Digital Rock Physics - Effective Permeability of Rocks

Further info

Have a look at the digital rock portal to get a better idea of what Digital Rock Physics is all about!

Theoretical background

Flow in porous media occurs on different scales and differing theoretical frameworks are used to resolve flow on those scales. Direct simulations are based on solving the Navier-Stokes equation using a discretized representation (mesh) of the pore space. These simulations provide a complete description of the flow field within the pore network. Naturally, such simulations are computationally demanding as the nano- to micrometer-sized pores need to be resolved. The simplified Navier-Stokes equations for incompressible steady-state flow can be written as:

(4)\[\nabla \cdot \vec{U} = 0\]

(5)\[\nabla \cdot (\vec{U} \vec{U}) = \nabla \cdot (\nu \nabla \vec{U}) - \nabla p\]

Where equation (4) is the continuity equation (based on mass conservation) and equation (5) is the momentum balance equation. \(\nu\) is the kinematic viscosity and \(p\) the kinematic pressure.

Tip

There are many books and resources out there on the derivation of the Navier-Stokes equations, including many in an OpenFOAM context. We really like Tobias Holtzmann’s book. Have a look! There is also the new book by CFD direct.

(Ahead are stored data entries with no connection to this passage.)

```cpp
template <int O, int G, int PUSHER, bool MOVE>
__global__ void __launch_bounds__(256)
gather_push_kernel(PV p, DevF Ex, DevF Ey, DevF Ez, DevF Bx, DevF By, DevF Bz, Geom g, double q,
                   double m, double dt, ExtEB ext, PushSort hook) {
    const long ip = (long)blockIdx.x * blockDim.x + threadIdx.x;
    if (ip >= p.np) return;
    double xp = p.x[ip], yp = p.y[ip], zp = p.z[ip];
    GatherShapes<O, G> s;
    gather_shapes<O, G>(xp, yp, zp, g, s);
    double Exp, Eyp, Ezp, Bxp, Byp, Bzp;
    gather_global<O, G>(s, Ex, Ey, Ez, Bx, By, Bz, Exp, Eyp, Ezp, Bxp, Byp, Bzp);

    add_external_fields(ext, ip, Exp, Eyp, Ezp, Bxp, Byp, Bzp);
    double ux = p.ux[ip], uy = p.uy[ip], uz = p.uz[ip];
    push_momentum<PUSHER>(ux, uy, uz, Exp, Eyp, Ezp, Bxp, Byp, Bzp, q, m, dt);
    if constexpr (MOVE) {
        update_position(xp, yp, zp, ux, uy, uz, dt);
        if (!push_sort_tail(hook, p, ip, xp, yp, zp, ux, uy, uz)) return;
        p.x[ip] = xp; p.y[ip] = yp; p.z[ip] = zp;
    }
    p.ux[ip] = ux; p.uy[ip] = uy; p.uz[ip] = uz;
}

__global__ void __launch_bounds__(256) lens_fields_kernel(PV p, ExtLens L, double* __restrict__ out, long stride) {
    const long ip = (long)blockIdx.x * blockDim.x + threadIdx.x;
    if (ip >= p.np) return;
    double Ex = 0., Ey = 0., Bx = 0., By = 0.;
    add_lens_fields(L, p.x[ip], p.y[ip], p.z[ip], p.ux[ip], p.uy[ip], p.uz[ip], Ex, Ey, Bx, By);
    out[ip] = Ex; out[stride + ip] = Ey; out[2 * stride + ip] = Bx; out[3 * stride + ip] = By;
}

template <int O>
__global__ void __launch_bounds__(256)
deposit_esirkepov_global_kernel(PV p, DevF Jx, DevF Jy, DevF Jz, Geom g, double q, EsirkepovStep es) {
    const long ip = (long)blockIdx.x * blockDim.x + threadIdx.x;
    if (ip >= p.np) return;
    const ParticleState ps{p.x[ip], p.y[ip], p.z[ip], p.w[ip], p.ux[ip], p.uy[ip], p.uz[ip]};
    EsirkepovShapes<O> s;
    esirkepov_shapes<O>(ps, g, q, es, s);
    GlobalSink sink = make_global_sink(Jx, Jy, Jz);
    sink.bi = s.bi; sink.bj = s.bj; sink.bk = s.bk;
    esirkepov_accumulate<O>(s, es, sink);
}

template <int O>
__global__ void __launch_bounds__(256)
deposit_direct_global_kernel(PV p, DevF Jx, DevF Jy, DevF Jz, Geom g, double q, double relative_time) {
    const long ip = (long)blockIdx.x * blockDim.x + threadIdx.x;
    if (ip >= p.np) return;
    const ParticleState ps{p.x[ip], p.y[ip], p.z[ip], p.w[ip], p.ux[ip], p.uy[ip], p.uz[ip]};
    DirectShapes<O> s;
    direct_shapes<O>(ps, g, q, relative_time, s);
    GlobalSink sink = make_global_sink(Jx, Jy, Jz);
    direct_accumulate<O>(s, sink);
}

template <int O>
__global__ void __launch_bounds__(256)
deposit_charge_kernel(PV p, DevF rho, int s0, int s1, int s2, Geom g, double q) {
    const long ip = (long)blockIdx.x * blockDim.x + threadIdx.x;
    if (ip >= p.np) return;
    const double invvol = g.dxi * g.dyi * g.dzi;
    const double wq = q * p.w[ip] * invvol;
    const double x = (p.x[ip] - g.xmin) * g.dxi;
    const double y = (p.y[ip] - g.ymin) * g.dyi;
    const double z = (p.z[ip] - g.zmin) * g.dzi;
    double sx[O + 1], sy[O + 1], sz[O + 1];
    const int i = g.lo0 + shape_factor<O>(sx, s0 ? x : x - 0.5);
    const int j = g.lo1 + shape_factor<O>(sy, s1 ? y : y - 0.5);
    const int k = g.lo2 + shape_factor<O>(sz, s2 ? z : z - 0.5);
    double* __restrict__ r = rho.p + rho.off(i, j, k);
#pragma unroll
    for (int iz = 0; iz <= O; iz++)
#pragma unroll
        for (int iy = 0; iy <= O; iy++)
#pragma unroll
            for (int ix = 0; ix <= O; ix++)
                atomic_add_f64(r + ix + iy * rho.js + iz * rho.ks, sx[ix] * sy[iy] * sz[iz] * wq);
}

__device__ __forceinline__ double wrap_periodic(double v, double plo, double phi) {
    const double L = phi - plo;
    if (v >= phi) {
        v -= L;
        if (v < plo) v = plo;
    } else if (v < plo) {
        v += L;
        if (v >= phi) v = nextafter(phi, plo);
    }
    return v;
}

struct PeriodicBox {
    double plo[3], phi[3];
    int on[3];
};

__global__ void __launch_bounds__(256)
enforce_periodic_kernel(double* __restrict__ x, double* __restrict__ y, double* __restrict__ z, long np,
                        PeriodicBox pb) {
    const long ip = (long)blockIdx.x * blockDim.x + threadIdx.x;
// ... 1023 lines not shown
```

### warpx_amd/csrc/push_sort.hpp

```cpp
#ifndef WXA_PUSH_SORT_HPP_
#define WXA_PUSH_SORT_HPP_

#include "gather_body.hpp"
#include "workspace.hpp"

namespace wxa {

struct SortGeom {
    double plo[3];
    double dinv[3];
    int nc[3];
    int retired_bin;
    int wrap[3] = {0, 0, 0};
};

__device__ __forceinline__ int cell_of(const SortGeom& s, double x, double y, double z) {
    int i = (int)floor((x - s.plo[0]) * s.dinv[0]);
    int j = (int)floor((y - s.plo[1]) * s.dinv[1]);
    int k = (int)floor((z - s.plo[2]) * s.dinv[2]);
    if (s.wrap[0]) i = i < 0 ? i + s.nc[0] : (i >= s.nc[0] ? i - s.nc[0] : i);
    if (s.wrap[1]) j = j < 0 ? j + s.nc[1] : (j >= s.nc[1] ? j - s.nc[1] : j);
    if (s.wrap[2]) k = k < 0 ? k + s.nc[2] : (k >= s.nc[2] ? k - s.nc[2] : k);
    i = min(max(i, 0), s.nc[0] - 1);
    j = min(max(j, 0), s.nc[1] - 1);
    k = min(max(k, 0), s.nc[2] - 1);
    constexpr int T = WXA_TILE;
    const int nti = (s.nc[0] + T - 1) / T, ntj = (s.nc[1] + T - 1) / T;
    const int tile = (i / T) + nti * ((j / T) + ntj * (k / T));
    const int kt = k % T;
    return tile * (T * T * T) + (i % T) + T * ((kt & 1) + 2 * ((j % T) + T * (kt >> 1)));
}

constexpr int PUSH_SORT_COUNT = WXA_PUSH_SORT_COUNT, PUSH_SORT_SCATTER = WXA_PUSH_SORT_SCATTER;
constexpr int PUSH_SORT_TILE_CELLS = WXA_TILE * WXA_TILE * WXA_TILE;
constexpr unsigned long long PUSH_SORT_FOREIGN = 0x80000000ull;

struct PushSort {
    int mode = 0;
    int check_retired = 0;
    double predict_dt = 0.0;
    long first = 0;
    SortGeom sg{};
    unsigned long long* __restrict__ kr_out = nullptr;
    int* __restrict__ hist = nullptr;
    int* __restrict__ fcnt = nullptr;
    int* __restrict__ own_out = nullptr;
    const unsigned long long* __restrict__ kr_in = nullptr;
    const int* __restrict__ offs = nullptr;
    const int* __restrict__ own_in = nullptr;
    double* __restrict__ dx = nullptr; double* __restrict__ dy = nullptr; double* __restrict__ dz = nullptr;
    double* __restrict__ dw = nullptr;
    double* __restrict__ dux = nullptr; double* __restrict__ duy = nullptr; double* __restrict__ duz = nullptr;
    unsigned long long* __restrict__ did = nullptr;
    long np_counted = 0;
    long n_appended = 0;
    int retired_bin_in = 0;
};

__device__ __forceinline__ long push_sort_dest(const PushSort& h, const long gi, bool& dropped) {
    dropped = false;
    if (gi >= h.np_counted) return (long)h.offs[h.retired_bin_in] + (gi - h.np_counted);
    const unsigned long long kr = h.kr_in[gi];
    const int key = (int)(kr >> 32);
    long d = (long)h.offs[key] + (long)(unsigned)(kr & 0x7fffffffull);
    if (kr & PUSH_SORT_FOREIGN) d += h.own_in[key];
    if (key == h.retired_bin_in) { d += h.n_appended; dropped = true; }
    return d;
}

__device__ __forceinline__ bool push_sort_tail(const PushSort& h, const PV& p, const long ip, const double xp, const double yp,
                                               const double zp, const double ux, const double uy, const double uz,
                                               int* lds_hist = nullptr, const long my_tile = -1) {
    if (h.mode == 0) return true;
    const long gi = h.first + ip;
    long at = gi;
    bool in_place = true;
    const bool scatter = (h.mode & PUSH_SORT_SCATTER) != 0;
    unsigned long long pid = 0ull;
    if (p.id && (scatter || h.check_retired)) pid = p.id[ip];
    bool dropped = false;
    if (scatter) {
        const double w = p.w[ip];
        at = push_sort_dest(h, gi, dropped);
        h.dx[at] = xp; h.dy[at] = yp; h.dz[at] = zp; h.dw[at] = w;
        h.dux[at] = ux; h.duy[at] = uy; h.duz[at] = uz;
        if (p.id && h.did) h.did[at] = pid;
        in_place = false;
    }
    if ((h.mode & PUSH_SORT_COUNT) && !dropped) {
        double kx = xp, ky = yp, kz = zp;
        if (h.predict_dt != 0.0) {
            constexpr double inv_c2 = 1.0 / (PhysConst::c * PhysConst::c);
            const double s_ = h.predict_dt / sqrt(1.0 + (ux * ux + uy * uy + uz * uz) * inv_c2);
            kx += ux * s_; ky += uy * s_; kz += uz * s_;
        }
        const int key = (h.check_retired && p.id && pid == WXA_IDCPU_RETIRED) ? h.sg.retired_bin : cell_of(h.sg, kx, ky, kz);
        unsigned long long rank;
        if (lds_hist && key / PUSH_SORT_TILE_CELLS == my_tile) {
            rank = (unsigned long long)(unsigned)atomicAdd(&lds_hist[key % PUSH_SORT_TILE_CELLS], 1);
        } else {
            rank = PUSH_SORT_FOREIGN | (unsigned long long)(unsigned)atomicAdd(&h.fcnt[key], 1);
            atomicAdd(&h.hist[key], 1);
        }
        h.kr_out[at] = ((unsigned long long)(unsigned)key << 32) | rank;
    }
    return in_place;
}
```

An alternative are Continuum simulation. In continuum simulations, averaged properties of control volumes are used to describe flow. The two key parameters of such continuum simulations are the porosity and the permeability of the control volumes. Porosity is the void space in each control volume and permeability describes how well fluids are transported along a pressure gradient. Both properties are correlated but the exact relationship often needs to be emperically determined, or predicted by Digital Rock Physics methods. Flow on the continuum-scale is described by Darcy’s law.

(6)\[\vec{u} = - \frac{k}{\mu_f} (\nabla p -\rho \vec{g})\]

Here \(\vec{u}\) is the so-called Darcy velocity, which is the average flow through a porous media (we will get to this later but this is pore velocity weighted by the porosity \(\vec{u}=\epsilon \vec{v}\) , with \(\epsilon\) being the porosity and \(\vec{v}\) the fluid’s pore velocity). The involved constants are viscosity, \(\mu_f\), and permeability, \(k\) . Extensive theoretical work helped to elucidate the relationship between Navier-Stokes flow and Darcy flow, which was first derived as a phenomelogical equation.

Tip

There is a great pdf on the relationship between Navier-Stokes and Darcy flow on the webpages of Cyprien Soulaine.

Note that direct and continuum simulations are not per se related to absolute scales (like mm vs meters) but simply refer to differing relative length scales / processes that are resolved.